[[ Entries provided open ]]

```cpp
int ss4k_dev_op_frvsr_maxpool2_planes(ss4k_ctx* ctx, const void* in, void* out, int half, int nplanes, int n, int h, int w, void* hip_stream);
int ss4k_dev_op_frvsr_bilinear2_planes(ss4k_ctx* ctx, const void* in, void* out, int half, int nplanes, int n, int h, int w, void* hip_stream);
int ss4k_dev_op_frvsr_flow_finish(ss4k_ctx* ctx, const float* raw, float* flow, int n, int h8, int w8, int h, int w, void* hip_stream);
int ss4k_dev_op_frvsr_warp_s2d_planes(ss4k_ctx* ctx, const float* lr_flow, const float* hr_prev, void* out, int half, int n, int h, int w,
                                      void* hip_stream);
int ss4k_dev_op_frvsr_warp_s2d_planes_items(ss4k_ctx* ctx, const float* lr_flow, const float* const* hr_prev, void* out, int half, int n,
                                            int h, int w, void* hip_stream);
int ss4k_dev_op_frvsr_ps4_conv_tail(ss4k_ctx* ctx, const void* in, int half, const float* wb, float* out, int n, int h, int w, void* hip_stream);
int ss4k_dev_op_frvsr_ps4_conv_tail_items(ss4k_ctx* ctx, const void* in, int half, const float* wb, float* const* out, int n, int h, int w,
                                          void* hip_stream);
int ss4k_dev_op_frvsr_planes_to_nchw(ss4k_ctx* ctx, const void* in, int half, float* out, int n, int channels, int h, int w, void* hip_stream);
int ss4k_dev_op_frvsr_clamp01_to(ss4k_ctx* ctx, const float* in, float* out, size_t n, void* hip_stream);
int ss4k_dev_op_frvsr_frames_in_items(ss4k_ctx* ctx, const uint8_t* const* in, float* const* lr_curr, int n, int h, int w, int lh, int lw,
                                      void* hip_stream);
int ss4k_dev_op_frvsr_pack_lr_items(ss4k_ctx* ctx, const float* const* lr_curr, const float* const* lr_prev, void* a, void* b, int half, int n,
                                    int h, int w, void* hip_stream);
int ss4k_dev_op_frvsr_frames_out_items(ss4k_ctx* ctx, const float* const* hr, uint8_t* const* out, int n, int H, int W, int oh, int ow,
                                       void* hip_stream);

int ss4k_dev_op_frvsrbi_bilinear_upsample4(ss4k_ctx* ctx, const float* in, float* out, int planes, int h, int w, void* hip_stream);
int ss4k_dev_op_frvsrbi_warp_s2d_planes(ss4k_ctx* ctx, const float* lr_flow, const float* hr_prev, void* out, int half, int n, int h, int w,
                                         void* hip_stream);
int ss4k_dev_op_frvsrbi_warp_s2d_planes_items(ss4k_ctx* ctx, const float* lr_flow, const float* const* hr_prev, void* out, int half, int n,
                                               int h, int w, void* hip_stream);
int ss4k_dev_op_frvsrbi_bilinear4_add(ss4k_ctx* ctx, const float* conv, const float* lr, float* out, int n, int h, int w, void* hip_stream);
int ss4k_dev_op_frvsrbi_bilinear4_add_items(ss4k_ctx* ctx, const float* conv, const float* const* lr, float* const* out, int n, int h, int w,
                                          void* hip_stream);

int ss4k_dev_frvsr_step_taps(ss4k_frvsr* m, const float* lr_curr, const float* lr_prev, const float* hr_prev, float* hr_out, float* flow_out,
                             float* s2d_out, int n, int h, int w, void* hip_stream);

int ss4k_dev_frvsr_tail_taps(ss4k_frvsr* m, const float* body_nchw, const float* lr_curr, float* up1_out, float* up2_out, float* hr_out, int n, int h,
                             int w, int max_workgroups, int group_items, void* hip_stream);
int ss4k_dev_frvsr_embed_convt(const float* wt_and_bias, int nf, float* out, size_t capacity_floats);
int ss4k_dev_frvsr_pack_convt(const float* wt, int dtype, void* out, size_t capacity_bytes);

int ss4k_dev_op_spin(ss4k_ctx* ctx, unsigned ticks, void* hip_stream);
int ss4k_dev_lane_handicap(ss4k_ctx* ctx, int lane, unsigned ticks);
int ss4k_dev_lane_counts(ss4k_ctx* ctx, int64_t* forks, int64_t* joins, int64_t* spins);
int ss4k_dev_lane_counts_reset(ss4k_ctx* ctx);
int ss4k_dev_lane_drop_join(ss4k_ctx* ctx, int k);

int ss4k_dev_glue_routes_reset(void);
int ss4k_dev_glue_routes_read(int index, char* name, size_t name_capacity, int64_t* launches);

int ss4k_dev_guard_enable(int on);
int ss4k_dev_guard_check(int* guarded, int* unguarded, int* damaged, char* text, size_t text_capacity);
int ss4k_dev_guard_poison(ss4k_ctx* ctx, ss4k_model* model, ss4k_upscaler* upscaler, int* buffers, size_t* bytes, size_t* bytes_256);
int ss4k_dev_guard_poison_frvsr(ss4k_frvsr* m, ss4k_frvsr_upscaler* up, int* buffers, size_t* bytes, size_t* bytes_256);
int ss4k_dev_guard_selftest(ss4k_ctx* ctx);

#ifdef __cplusplus
}
#endif
#endif
```

### sharkshark-4k_amd/_capi.py

```python
from __future__ import annotations

import ctypes as C
import os
from typing import Optional, Sequence, Tuple

import numpy as np
import torch

_HERE = os.path.dirname(os.path.abspath(__file__))
LIB_PATH = os.environ.get("SS4K_LIB") or os.path.join(_HERE, "libss4k_hip.so")

FSRCNN, RRDBNET, SRVGG, BSVD = 1, 2, 3, 4
F32, F16 = 0, 1
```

[[ Entries provided closed ]]

◆ **Instructions for the task**: Give the number of lines in the records that contain the word "unsigned", and write nothing else.

◆ **Solution**: 2